Had all Republican candidates won in the four races yesterday though, the state Supreme Court would have become all-conservative, all-white and predominantly all-male.

In that way, it would have resembled the state’s federal bench — one of the least diverse in the nation.

Now instead the court will shift to a 4-3 conservative majority (assuming the votes stand after any recount) and retain at least some semblance of diversity, with two women serving — including Beasley, the lone African-American.

Diversity on the bench has long been viewed as both critical to the public’s perception of fairness and informative to the judges themselves.

For the public, having judges on the bench who look more like a cross-section of the population and who share experiences or backgrounds similar to those appearing before them provides the comfort and confidence of fairness.

And for the judges, having colleagues of different races, ethnicities and genders as well as varying professional experiences brings a collective wisdom to the courts.

Courts are deliberative bodies, and judges learn from each other,” said Alicia Bannon, counsel for the Democracy Program at the Brennan Center of Justice. “More diversity on the courts brings more life experiences that can inform judicial decision-making.”

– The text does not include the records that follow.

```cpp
template <int TMAX, bool REGULAR, bool UNIT, bool FMA, int LW, int RNG = GAUSS_RNG_HBM, bool UDT = false,
          int HC = -1, bool FASTSUM = false, bool ONESUM = false, bool WIDE = false>
__global__ void __launch_bounds__(64 * gauss_wpb(LW, RNG))
hmc_gauss_persist_kernel(const GaussNArgs a)
{
    static_assert(!WIDE || (ONESUM && TMAX == 16 && HC == 3 && REGULAR && LW == 0),
                  "16-byte ownership: the two-sum kernel of one 1024-element chain per wave");
    static_assert(HC < 0 || (REGULAR && LW == 0), "compile-time tree height: regular one-wave chains only");
    constexpr bool FIXED = HC >= 0;
    constexpr int HF = FIXED ? HC : 0;
    constexpr bool SHARED = HC == 3;
    static_assert(!FASTSUM || (SHARED && RNG == GAUSS_RNG_HBM), "fused sums: the shared-tree kernels, draws from HBM");
    static_assert(!ONESUM || (FASTSUM && UNIT && UDT), "two sums: the unit Gaussian, one step size for the batch");
    constexpr bool EARLY = FIXED && UNIT && !SHARED;
    constexpr int WPB = gauss_wpb(LW, RNG);
    constexpr int WPC = 1 << LW;
    __shared__ double xch[WPB];
    __shared__ double ubc[WPB];
    constexpr int GS = (TMAX % 8 == 0) ? 8 : ((TMAX % 4 == 0) ? 4 : TMAX);
    constexpr int NG = TMAX / GS;
    constexpr int USTEP = gauss_step_unroll(TMAX, REGULAR, UNIT, FMA, LW, RNG);
    constexpr bool PRIO = gauss_wave_priority(LW, RNG, HC);
    constexpr bool NT_REC = (gauss_stream_policy(WIDE) & GAUSS_STREAM_NT_RECORD) != 0;
    constexpr bool NT_P0 = (gauss_stream_policy(WIDE) & GAUSS_STREAM_NT_P0) != 0;
    alignas(WIDE ? 16 : 8) __shared__ double stash[RNG == GAUSS_RNG_DUMP ? 1 : WPB][RNG == GAUSS_RNG_DUMP ? 1 : TMAX][64];
    __shared__ double zx[RNG == GAUSS_RNG_HBM ? 1 : XZIG_C + 1];
    if (RNG != GAUSS_RNG_HBM) {
        xzig_load_table(zx, threadIdx.x, WPB * 64);
        __syncthreads();
    }

    const int lane = threadIdx.x & 63;
    const int wib = threadIdx.x >> 6;
    const int64_t wave = (int64_t)blockIdx.x * WPB + wib;
    const int H = FIXED ? HC : a.H;
    const int lg = (LW > 0) ? 6 : 3 + H;
    const int slot = lane & ((1 << lg) - 1);
    const int j = slot & 7;
    const int wchain = wib & (WPC - 1);
    const int grp = (LW > 0) ? ((wchain << 3) | (lane >> 3)) : (slot >> 3);
    const bool writer = (LW > 0) ? (wchain == 0 && lane == 0) : (slot == 0);

    int off, n, leafdepth, canonical;
    if (REGULAR) {
        n = 8 * TMAX;
        off = grp * n;
        leafdepth = H;
        canonical = 1;
    } else {
        const Leaf L = pairwise_leaf(a.D, H, grp);
        off = L.off;
        n = L.len;
        leafdepth = L.depth;
        canonical = L.canonical;
    }
    const int T = (n >= 8) ? (n >> 3) : 0;
    const int rem = (n >= 8) ? (n & 7) : n;

    const int64_t raw = (LW > 0) ? (int64_t)blockIdx.x * (WPB / WPC) + (wib >> LW)
                                 : (wave << (6 - lg)) + (lane >> lg);
    const bool cvalid = raw < a.C;
    const int64_t chain = cvalid ? raw : a.C - 1;
    const int64_t CD = a.C * (int64_t)a.D;
    const int64_t base_np = chain * (int64_t)a.D + off + j;
    constexpr int WR0 = TMAX / 4;
    const int64_t base = WIDE ? chain * (int64_t)a.D + 2 * lane + 128 * WR0 : base_np;

    double dt = (UDT || !a.dt_chain) ? a.timestep : a.dt_chain[chain];
    double uu = 0.0;
    if (RNG == GAUSS_RNG_HBM) uu = a.u[chain];
    Xo128 gen = {0u, 0u, 0u, 0u};
    uint64_t gen_stream = 0;
    if (RNG != GAUSS_RNG_HBM) {
        const int cgrp = grp & ~((1 << (H - leafdepth)) - 1);
        gen_stream = (uint64_t)(chain + a.chain_offset) * (uint64_t)(8 << H) + (uint64_t)(cgrp * 8 + j);
    }
    __builtin_amdgcn_sched_barrier(0);

    double q[TMAX], pa[GS], pb[GS];
    if constexpr (WIDE) {
#pragma unroll
        for (int r = 0; r < GS / 2; ++r) gauss_ld2(q[2 * r], q[2 * r + 1], a.q0 + base + 128 * (r - WR0));
#pragma unroll
        for (int r = 0; r < GS / 2; ++r) gauss_ld2<NT_P0>(pa[2 * r], pa[2 * r + 1], a.p0 + base + 128 * (r - WR0));
#pragma unroll
        for (int r = GS / 2; r < TMAX / 2; ++r) gauss_ld2(q[2 * r], q[2 * r + 1], a.q0 + base + 128 * (r - WR0));
    } else {
#pragma unroll
        for (int t = 0; t < GS; ++t) {
            const bool m = REGULAR || (8 * t + j < n);
            q[t] = (m && RNG != GAUSS_RNG_DUMP) ? a.q0[base + 8 * t] : 0.0;
        }
        if (RNG == GAUSS_RNG_HBM) {
#pragma unroll
            for (int i = 0; i < GS; ++i) {
                const bool m = REGULAR || (8 * i + j < n);
                pa[i] = m ? a.p0[base + 8 * i] : 0.0;
            }
        }
#pragma unroll
        for (int t = GS; t < TMAX; ++t) {
            const bool m = REGULAR || (8 * t + j < n);
            q[t] = (m && RNG != GAUSS_RNG_DUMP) ? a.q0[base + 8 * t] : 0.0;
        }
    }

    const double c_lp = SHARED ? a.c_lp : -0.5 * a.k;
    LaneSum s0 = {0.0, 0.0};
    double Sq_state = 0.0;
    int64_t nacc = 0;

    const bool stash_lds = !(REGULAR && ((a.samples && a.thin == 1) || a.n == 1));
    double *rec = a.samples;
    const double *prev = a.q0;
    int rec_wait = a.thin;

    for (int s = 0; s < a.n; ++s) {
        if (PRIO) {
            const int left = (a.n - 1 - s) / GAUSS_PRIO_WINDOW;
            gauss_set_priority(left < 3 ? left : 3);
        }
        const double hdt = (UDT && SHARED) ? a.half_timestep : 0.5 * dt;
        if (RNG != GAUSS_RNG_HBM) gen = xo_seed(gen_stream, a.rng_seed, a.rng_offset + (uint64_t)s);
        if (RNG != GAUSS_RNG_DUMP && stash_lds) {
            if constexpr (WIDE) {
#pragma unroll
                for (int r = 0; r < TMAX / 2; ++r)
                    gauss_st2(&stash[wib][0][0] + 128 * r + 2 * lane, q[2 * r], q[2 * r + 1]);
            } else {
#pragma unroll
                for (int t = 0; t < TMAX; ++t) stash[wib][t][lane] = q[t];
            }
        }

        const bool more = s + 1 < a.n;
        const double *pc = a.p0 + (int64_t)s * CD + base;
        const double *pn = more ? pc + CD : pc;
        double un = 0.0;
        if (RNG == GAUSS_RNG_HBM) un = a.u[(int64_t)(more ? s + 1 : s) * a.C + chain];

        LaneSum spb = {0.0, 0.0}, sqa = {0.0, 0.0}, spa = {0.0, 0.0};
        double Spb = 0.0;
#pragma unroll
        for (int g = 0; g < NG; ++g) {
            double(&cur)[GS] = (RNG == GAUSS_RNG_HBM && (g & 1)) ? pb : pa;
            double(&nxt)[GS] = (RNG == GAUSS_RNG_HBM && (g & 1)) ? pa : pb;
            if (RNG != GAUSS_RNG_HBM) {
                unsigned want = 0;
#pragma unroll
                for (int i = 0; i < GS; ++i)
                    if (REGULAR || (8 * (g * GS + i) + j < n)) want |= 1u << i;
                xzig_normals<GS>(cur, want, gen, zx);
                if (RNG == GAUSS_RNG_DUMP) {
                    if (cvalid && canonical) {
                        double *go = a.p_dump + (int64_t)s * CD + base;
#pragma unroll
                        for (int i = 0; i < GS; ++i)
                            if (want & (1u << i)) go[8 * (g * GS + i)] = cur[i];
                    }
                    continue;
                }
            } else if (WIDE) {
                const double *pg = (g + 1 < NG) ? pc + 128 * ((g + 1) * (GS / 2)) : pn;
#pragma unroll
                for (int r = 0; r < GS / 2; ++r) gauss_ld2<NT_P0>(nxt[2 * r], nxt[2 * r + 1], pg + 128 * (r - WR0));
            } else if (g + 1 < NG) {
#pragma unroll
                for (int i = 0; i < GS; ++i) {
                    const int t = (g + 1) * GS + i;
                    const bool m = REGULAR || (8 * t + j < n);
                    nxt[i] = m ? pc[8 * t] : 0.0;
                }
            } else {
#pragma unroll
                for (int i = 0; i < GS; ++i) {
                    const bool m = REGULAR || (8 * i + j < n);
                    nxt[i] = m ? pn[8 * i] : 0.0;
                }
            }
            (void)nxt;
#pragma unroll
            for (int i = 0; i < GS; ++i)
                asm volatile("" : "+v"(cur[i]), "+v"(q[g * GS + i]));
            if (s == 0) {
#pragma unroll
                for (int i = 0; i < GS; ++i) {
                    const int t = g * GS + i;
                    const double d = UNIT ? q[t] : q[t] - a.x0;
                    if (FASTSUM) lane_sum_fused(s0, d, t);
                    else lane_sum_add<REGULAR>(s0, d * d, t, T);
                }
                if (FIXED && !SHARED && g == NG - 1) {
                    double v[1] = {s0.r};
                    chain_sum_finish_fixed<HF, 1>(v, lane);
                    Sq_state = v[0];
                }
            }
#pragma unroll
            for (int i = 0; i < GS; ++i) {
                if (FASTSUM) lane_sum_fused(spb, cur[i], g * GS + i);
                else lane_sum_add<REGULAR>(spb, cur[i] * cur[i], g * GS + i, T);
            }
            __builtin_amdgcn_sched_barrier(0);
            if (EARLY && g == NG - 1) {
                double v[1] = {spb.r};
                chain_sum_finish_fixed<HF, 1>(v, lane);
                Spb = v[0];
            }
#pragma unroll
            for (int i = 0; i < GS; ++i) {
                const int t = g * GS + i;
                cur[i] = kick<FMA>(cur[i], hdt, gauss_grad<UNIT>(q[t], a.k, a.x0));
            }
            if (EARLY && g == NG - 1) asm volatile("" : "+v"(Spb));
            if (USTEP == 1) {
                for (int l = 0; l < a.nsteps - 1; ++l) {
#pragma unroll
                    for (int i = 0; i < GS; ++i) {
                        const int t = g * GS + i;
                        q[t] = drift<FMA>(q[t], cur[i], dt);
                        cur[i] = kick<FMA>(cur[i], dt, gauss_grad<UNIT>(q[t], a.k, a.x0));
                    }
                }
            } else {
                const auto step = [&]() {
#pragma unroll
                    for (int i = 0; i < GS; ++i) {
                        const int t = g * GS + i;
                        q[t] = drift<FMA>(q[t], cur[i], dt);
                        cur[i] = kick<FMA>(cur[i], dt, gauss_grad<UNIT>(q[t], a.k, a.x0));
                    }
                };
                static_assert((USTEP & (USTEP - 1)) == 0, "the remainder below goes by the bits of its count");
                const int nl = a.nsteps > 1 ? a.nsteps - 1 : 0;
#pragma unroll 1
                for (int m = nl / USTEP; m > 0; --m) {
#pragma unroll
                    for (int k = 0; k < USTEP; ++k) step();
                }
#pragma unroll
                for (int b = USTEP >> 1; b > 0; b >>= 1) {
                    if (nl & b) {
#pragma unroll
                        for (int k = 0; k < b; ++k) step();
                    }
                }
            }
#pragma unroll
            for (int i = 0; i < GS; ++i) {
                const int t = g * GS + i;
                q[t] = drift<FMA>(q[t], cur[i], dt);
                if (!ONESUM) cur[i] = kick<FMA>(cur[i], hdt, gauss_grad<UNIT>(q[t], a.k, a.x0));
            }
#pragma unroll
            for (int i = 0; i < GS; ++i) {
                const int t = g * GS + i;
                const double d = UNIT ? q[t] : q[t] - a.x0;
                if (ONESUM) {
                    lane_sum_fused(sqa, d, t);
                } else if (FASTSUM) {
                    lane_sum_fused(sqa, d, t);
                    lane_sum_fused(spa, cur[i], t);
                } else {
                    lane_sum_add<REGULAR>(sqa, d * d, t, T);
                    lane_sum_add<REGULAR>(spa, cur[i] * cur[i], t, T);
                }
            }
            if (ONESUM)
                asm volatile("" : "+v"(sqa.r), "+v"(spb.r));
            else if (EARLY && g == NG - 1)
                asm volatile("" : "+v"(sqa.r), "+v"(spa.r));
            else
                asm volatile("" : "+v"(sqa.r), "+v"(spa.r), "+v"(spb.r));
            __builtin_amdgcn_sched_barrier(0);
        }
        if (RNG != GAUSS_RNG_HBM) {
            const double ud = xo_uniform53(gen);
            if (LW == 0) {
                uu = shfl_f64(ud, lane & ~((1 << lg) - 1));
            } else {
                if (wchain == 0 && lane == 0) ubc[wib] = ud;
                __syncthreads();
                uu = ubc[wib & ~(WPC - 1)];
                __syncthreads();
            }
            if (RNG == GAUSS_RNG_DUMP) {
                if (cvalid && writer) a.u_dump[(int64_t)s * a.C + chain] = uu;
                continue;
            }
        }
        if (RNG == GAUSS_RNG_HBM && (NG & 1)) {
#pragma unroll
            for (int i = 0; i < GS; ++i) pa[i] = pb[i];
        }
        double Sqa, Spa = 0.0;
        if (ONESUM) {
            const double r = chain_sums_shared2(sqa.r, spb.r, s0.r, s == 0);
            Sqa = lane_value_f64<0>(r);
            Spb = lane_value_f64<4>(r);
            if (s == 0) Sq_state = lane_value_f64<8>(r);
        } else if (SHARED) {
            const double r = chain_sums_shared(sqa.r, spa.r, spb.r, s0.r, s == 0);
            Sqa = lane_value_f64<0>(r);
            Spa = lane_value_f64<4>(r);
            Spb = lane_value_f64<8>(r);
            if (s == 0) Sq_state = lane_value_f64<12>(r);
        } else if (FIXED) {
            if (EARLY) {
                double v[2] = {sqa.r, spa.r};
                chain_sum_finish_fixed<HF, 2>(v, lane);
                Sqa = v[0];
                Spa = v[1];
            } else {
                double v[3] = {spb.r, sqa.r, spa.r};
                chain_sum_finish_fixed<HF, 3>(v, lane);
                Spb = v[0];
                Sqa = v[1];
                Spa = v[2];
            }
        } else {
            if (s == 0)
                Sq_state = chain_sum_finish<REGULAR, LW>(s0, T, rem, lane, H, leafdepth, xch, wib);
            Spb = chain_sum_finish<REGULAR, LW>(spb, T, rem, lane, H, leafdepth, xch, wib);
            Sqa = chain_sum_finish<REGULAR, LW>(sqa, T, rem, lane, H, leafdepth, xch, wib);
            Spa = chain_sum_finish<REGULAR, LW>(spa, T, rem, lane, H, leafdepth, xch, wib);
        }
        const double Eb = -(c_lp * Sq_state) + 0.5 * Spb;
        const double Ea = -(c_lp * Sqa) + 0.5 * Spa;

        bool acc;
        if (FASTSUM) {
            const double xt = ONESUM ? -(a.c_dh * (Sqa - Sq_state)) : -(Ea - Eb);
            const double delta = ONESUM ? a.f_dh * ((Eb + Eb) + __builtin_fabs(xt)) : 0x1p-46 * (Eb + Ea);
            const int dec = accept_decide(uu, xt, delta);
            acc = dec == GAUSS_ACCEPT;
            if (__builtin_amdgcn_ballot_w64(dec == GAUSS_UNDECIDED || !(c_lp < 0.0)) != 0) {
                acc = gauss_exact_accept<TMAX, GAUSS_REDO_GS, UNIT, FMA, WIDE>(
                    a, prev + base_np, stash_lds ? stash[wib] : nullptr, lane, pc + (base_np - base), dt, hdt,
                    c_lp, uu);
                __builtin_amdgcn_s_waitcnt(0);
            }
        } else {
            acc = metropolis_accept<SHARED>(uu, -(Ea - Eb));
        }

        if (!UDT && s < a.n_adapt)
            dt = acc ? dt * a.uprate : dt * a.downrate;
        if (cvalid && writer) {
            const int64_t o = (int64_t)s * a.C + chain;
            if (a.accepted) a.accepted[o] = acc ? 1 : 0;
            if (!ONESUM) {
                if (a.e_before) a.e_before[o] = Eb;
                if (a.e_after) a.e_after[o] = Ea;
            }
        }
        if (acc) {
            Sq_state = Sqa;
            nacc += 1;
        } else {
            if (WIDE && stash_lds) {
#pragma unroll
                for (int r = 0; r < TMAX / 2; ++r)
                    gauss_ld2(q[2 * r], q[2 * r + 1], &stash[wib][0][0] + 128 * r + 2 * lane);
            } else if (WIDE) {
#pragma unroll
                for (int r = 0; r < TMAX / 2; ++r) gauss_ld2(q[2 * r], q[2 * r + 1], prev + base + 128 * (r - WR0));
            } else if (stash_lds) {
#pragma unroll
                for (int t = 0; t < TMAX; ++t) q[t] = stash[wib][t][lane];
            } else {
#pragma unroll
                for (int t = 0; t < TMAX; ++t) q[t] = prev[base + 8 * t];
            }
            __builtin_amdgcn_s_waitcnt(0);
        }
        if (a.samples && --rec_wait == 0) {
            rec_wait = a.thin;
            if (cvalid && canonical) {
                double *go = rec + base;
                if constexpr (WIDE) {
#pragma unroll
                    for (int r = 0; r < TMAX / 2; ++r) gauss_st2<NT_REC>(go + 128 * (r - WR0), q[2 * r], q[2 * r + 1]);
                } else {
#pragma unroll
                    for (int t = 0; t < TMAX; ++t)
                        if (REGULAR || (8 * t + j < n)) go[8 * t] = q[t];
                }
            }
            prev = rec;
            rec += CD;
        }
        if (RNG == GAUSS_RNG_HBM) uu = un;
    }
    if (RNG == GAUSS_RNG_DUMP) return;
    if (PRIO) __builtin_amdgcn_s_setprio(0);

    if (cvalid && writer) {
        if (a.n_accepted) a.n_accepted[chain] += nacc;
        if (!UDT && a.n_adapt > 0 && a.dt_chain) a.dt_chain[chain] = dt;
    }
    if (cvalid && canonical) {
        double *go = a.q_out + base;
        if constexpr (WIDE) {
#pragma unroll
            for (int r = 0; r < TMAX / 2; ++r) gauss_st2(go + 128 * (r - WR0), q[2 * r], q[2 * r + 1]);
        } else {
#pragma unroll
            for (int t = 0; t < TMAX; ++t)
                if (REGULAR || (8 * t + j < n)) go[8 * t] = q[t];
        }
    }
}


}
```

Diversity in race, gender and background matters for a court that has in recent years garnered a reputation for favoring business over consumer and environmental issues and government over defendants in criminal cases.

In many of those decisions, Justices Hudson and Beasley have been dissenting voices.

And from a public perception certainly, restoring some balance to the court is especially important given the controversial cases now pending there.

The redistricting case has been pending there for almost a year now, without decision, as are two Racial Justice Act cases which were argued last April.

Those cases are unlikely to be affected by the results of yesterday’s races, as new justices could not participate in any decision. And of course the current court could still rule on those cases before the end of the year.

But in October, the court exercised some muscle and took five controversial cases away from the Court of Appeals, including a challenge to the state’s school voucher program (decided in the trial court against proponents of vouchers) and a challenge to Duke Energy’s clean-up of coal ash sites (decided in the trial court against Duke Energy).

That the court took those cases indicates that at least some of the justices already have thoughts about how the ultimate outcome in each case– and that’s not likely an affirmance of the trial court.